On the other hand, KAI1/CD82 expression was demonstrated to be consistently downregulated during the progression of human colon cancer, as well as breast cancer (Huang et al, 1998), pancreatic cancer (Sho et al, 1998) and nonsmall cell lung cancer (Adachi et al, 1996). Furthermore, we have shown that the survival rate for colon cancer patients with negative KAI1/CD82 expression was strikingly lower than that of patients with KAI1/CD82-positive tumours. Similarly, the survival rate of patients with MRP-1/CD9-negative tumours was significantly lower than that of patients with MRP-1/CD9-positive tumours. The malignancy-suppressing effect of CD82 or CD9 may be based partially on cell motility inhibition and apoptosis induction promoted by concurrent GM3 synthesis and N-glycosylation (Ono et al, 1999). Although the precise mechanism remains unknown, the levels of the MRP-1/CD9 or KAI1/CD82 gene may be diminishing due to promoter abnormality or aberrant glycosylation may have occurred in the first hydro-philic region and normal MRP-1/CD9 or KAI1/CD82 function could be lost. Hence, GM3 and other lipids may contribute to the formation of tetraspanin/tetraspanin complexes. Our present study suggests that cancer progression may lead to collapse of tetras-panin/tetraspanin complexes as well as the collapse of tetraspanin/integrin complexes. In addition, a link between a tetraspanin and Rho GTPase cascade may explain why members of TM4SF are involved in cell activation, adhesion, growth and metastasis (Delaguillaumie et al, 2002). Although the precise biological functions of these proteins remain unknown, the downregulation of KAI1/CD82 and MRP-1/CD9 genes during the progression of human cancer is highly associated with a poor prognosis.
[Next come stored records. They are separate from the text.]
void dev_align(const pgx_seqdb *db, const pgx_align_key *d_keys, size_t n, int band, pgx_match *d_out, int tail_batch) {
  if (n == 0) return;
  const long small_max = getenv("PGX_ALIGN_SMALL") ? atol(getenv("PGX_ALIGN_SMALL")) : tail_batch >= 2 ? 250000 : tail_batch ? 60000 : 13000;
  const bool small = (long)n <= small_max;
  KernelTimer tm(small ? "align1" : "align", n);
  int ring = 64;
  while (ring < 2 * band + 8) ring <<= 1;
  hipStream_t st = ctx().stream;
  const AlignSources src = align_source(db, small ? -1 : (long)n);
  if (small && src.compacted) {
    uint32_t *hand = ws<uint32_t>("align.handon", n + 4);
    PGX_HIP(hipMemsetAsync(hand, 0, sizeof(uint32_t), st));
    hipLaunchKernelGGL(k_align1_handon, dim3((unsigned)n), dim3(64), ring * sizeof(int32_t), st, src.one.seq, src.one.off, db->d_rlen.p, d_keys, (uint32_t)n,
                       band, ring, d_out, db->d_nflag.p, hand, hand + 4);
    PGX_HIP(hipGetLastError());
    uint32_t nh = 0;
    PGX_HIP(hipMemcpyAsync(&nh, hand, sizeof(uint32_t), hipMemcpyDeviceToHost, st));
    sync();
    if (nh) {
      ByteView view;
      side_view_of_keys(db, d_keys, hand + 4, nh, view);
      hipLaunchKernelGGL(k_align1_list<false>, dim3(std::min<unsigned>(nh, (unsigned)ctx().num_cu * 32)), dim3(64), ring * sizeof(int32_t), st, view.seq,
                         view.off, db->d_rlen.p, d_keys, hand, hand + 4, band, ring, d_out);
      PGX_HIP(hipGetLastError());
    }
    return;
  }
  if (small) {
    launch_on(src.one, k_align1<true>, k_align1<false>, dim3((unsigned)n), dim3(64), ring * sizeof(int32_t), db->d_rlen.p, d_keys, (uint32_t)n, band,
              ring, d_out);
    PGX_HIP(hipGetLastError());
    return;
  }
#ifdef PGX_ALIGN_STATS
  constexpr size_t n_counter = 72;
#else
  constexpr size_t n_counter = 8;
#endif
  uint32_t *counter = ws<uint32_t>("align.counter", n_counter);
  PGX_HIP(hipMemsetAsync(counter, 0, n_counter * sizeof(uint32_t), st));
  const bool wide = db->max_rlen > 65535u;
  const long gl_env = getenv("PGX_ALIGN_GL") ? atol(getenv("PGX_ALIGN_GL")) : 0;
  const int gl = wide ? 8 : (gl_env == 4 || gl_env == 8) ? (int)gl_env : (src.grouped.packed && tail_batch == 0) ? 4 : 8;
  const size_t chunk = 64 / gl;
  int ring_ph = 32;
  while (ring_ph < band + 2) ring_ph <<= 1;
  const size_t lds_wave = chunk * ring_ph * (wide ? sizeof(int32_t) : sizeof(uint16_t));
  const unsigned waves_cu = (unsigned)std::min<size_t>(32, (158u << 10) / lds_wave);
  const long nw_env = getenv("PGX_ALIGN_NW") ? atol(getenv("PGX_ALIGN_NW")) : 0;
  unsigned NW = 1;
  for (unsigned c = 16; c >= 1; c >>= 1)
    if (c <= waves_cu && (waves_cu / c) * c > (waves_cu / NW) * NW) NW = c;
  if (waves_cu >= 16 && (waves_cu / 16) * 16 >= (waves_cu / NW) * NW) NW = 16;
  if (nw_env >= 1 && nw_env <= 16 && (unsigned)nw_env <= waves_cu) NW = (unsigned)nw_env;
  const size_t lds = lds_wave * NW;
  const unsigned wg_cu = waves_cu / NW;
  const size_t n_wg = (size_t)ctx().num_cu * wg_cu;
  auto segment = [&](size_t cnt) {
    const long se = getenv("PGX_ALIGN_SEG") ? atol(getenv("PGX_ALIGN_SEG")) : 0;
    size_t sg = se > 0 ? (size_t)se : std::min<size_t>(64 * chunk, std::max<size_t>(chunk * NW, cnt / (n_wg * 16)));
    return (uint32_t)((sg + chunk - 1) & ~(chunk - 1));
  };
  const uint32_t seg = segment(n);
  const unsigned grid = (unsigned)std::min<size_t>((n + seg - 1) / seg, n_wg);
  uint32_t *esc = nullptr;
  const uint32_t *order = nullptr;
  uint32_t iter_limit = 0;
  if (src.grouped.packed) {
    iter_limit = getenv("PGX_ALIGN_ITER_LIMIT") ? (uint32_t)atol(getenv("PGX_ALIGN_ITER_LIMIT")) : 2500u;
    esc = ws<uint32_t>("align.esc", 2 * n + 4);
    PGX_HIP(hipMemsetAsync(esc, 0, 3 * sizeof(uint32_t), st));
    const long order_min = getenv("PGX_ALIGN_ORDER_MIN") ? atol(getenv("PGX_ALIGN_ORDER_MIN")) : 200000;
    if (db->locus_ordered && order_min >= 0 && (long)n >= order_min) {
      const uint32_t nn = (uint32_t)n;
      uint32_t *k_in = ws<uint32_t>("align.ord_kin", n), *k_out = ws<uint32_t>("align.ord_kout", n), *v_in = ws<uint32_t>("align.ord_vin", n),
               *v_out = ws<uint32_t>("align.ord_vout", n);
      hipLaunchKernelGGL(k_order_keys, dim3((nn + 255) / 256), dim3(256), 0, st, d_keys, nn, db->d_prank.p, k_in, v_in, esc + 3);
      int bits = 1;
      while (bits < 32 && (db->rlen_by_rid.size() >> bits)) ++bits;
      sort_pairs(k_in, k_out, v_in, v_out, nn, 0, bits);
      order = v_out;
    }
  }
  const auto ph_bytes = wide ? k_align_ph<int32_t, false, 8> : gl == 4 ? k_align_ph<uint16_t, false, 4> : k_align_ph<uint16_t, false, 8>;
  const auto ph_packs = gl == 4 ? k_align_ph<uint16_t, true, 4> : k_align_ph<uint16_t, true, 8>;
  launch_on(src.grouped, ph_packs, ph_bytes, dim3(grid), dim3(64 * NW), lds, db->d_rlen.p, d_keys, (uint32_t)n, band, ring_ph, d_out,
            counter, order ? esc + 3 : nullptr, order, esc, esc ? esc + 4 : nullptr, db->d_nflag.p, seg, iter_limit);
#ifdef PGX_ALIGN_STATS
  {
    uint32_t h[n_counter];
    PGX_HIP(hipMemcpyAsync(h, counter, sizeof(h), hipMemcpyDeviceToHost, st));
    sync();
    unsigned long long cand = 0, total = 0;
    for (int b = 0; b < 32; ++b) cand += h[1 + b], total += h[33 + b];
    fprintf(stderr, "[pgx] align stats: %llu candidates, %llu wavefront iterations of theirs (tail_batch %d); per candidate (log2 classes: count, share of all iterations):",
            cand, total, tail_batch);
    for (int b = 0; b < 32; ++b)
      if (h[1 + b]) fprintf(stderr, " 2^%d: %u (%.1f %%)", b, h[1 + b], total ? 100.0 * h[33 + b] / (double)total : 0.0);
    fprintf(stderr, "; wide steps settled in END %u, sent to BAND %u\n", h[65], h[66]);
  }
#endif
  if (esc) {
    if (src.compacted) {
      uint32_t nf = 0;
      PGX_HIP(hipMemcpyAsync(&nf, esc + 1, sizeof(uint32_t), hipMemcpyDeviceToHost, st));
      sync();
      if (nf) {
        ByteView view;
        side_view_of_keys(db, d_keys, esc + 4 + n, nf, view);
        uint32_t *esc2 = ws<uint32_t>("align.esc_view", (size_t)nf + 4);
        PGX_HIP(hipMemsetAsync(esc2, 0, sizeof(uint32_t), st));
        hipLaunchKernelGGL(ph_bytes, dim3((unsigned)std::min<size_t>(nf / (64 * NW) + 8, n_wg)), dim3(64 * NW), lds, st, view.seq, view.off,
                           db->d_rlen.p, d_keys, (uint32_t)n, band, ring_ph, d_out, esc + 2, esc + 1, esc + 4 + n, esc2, esc2 + 4, (const uint32_t *)nullptr,
                           segment(nf / 16 + 1), iter_limit);
        hipLaunchKernelGGL(k_align1_list<false>, dim3(std::min<unsigned>(nf, (unsigned)ctx().num_cu * 32)), dim3(64), ring * sizeof(int32_t), st, view.seq,
                           view.off, db->d_rlen.p, d_keys, esc2, esc2 + 4, band, ring, d_out);
      }
    } else if (db->n_flagged_reads)
      launch_on(seq_bytes(db), ph_packs, ph_bytes, dim3((unsigned)std::min<size_t>(n / (64 * NW) + 8, n_wg)), dim3(64 * NW), lds,
                db->d_rlen.p, d_keys, (uint32_t)n, band, ring_ph, d_out, esc + 2, esc + 1, esc + 4 + n, esc, esc + 4, nullptr, segment(n / 16 + 1),
                iter_limit);
    const dim3 g1((unsigned)std::min<size_t>(std::max<size_t>(n / 256, 256), (size_t)ctx().num_cu * 32));
    launch_on(src.one, k_align1_list<true>, k_align1_list<false>, g1, dim3(64), ring * sizeof(int32_t), db->d_rlen.p, d_keys, esc, esc + 4, band,
              ring, d_out);
  }
  PGX_HIP(hipGetLastError());
}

The classification of colon cancers according to MRP-1/CD9, KAI1/CD82 and CD151 expression might be useful in identifying patients for whom intensive adjuvant therapy is warranted. It is conceivable that testing tumours for TM4SF expression, in combination with other molecular and biochemical assays, may improve the prognostic evaluation of colon cancer patients, and enhance the clinician's ability to prospectively identify patients who will have early disease recurrence and who require adjuvant chemotherapy.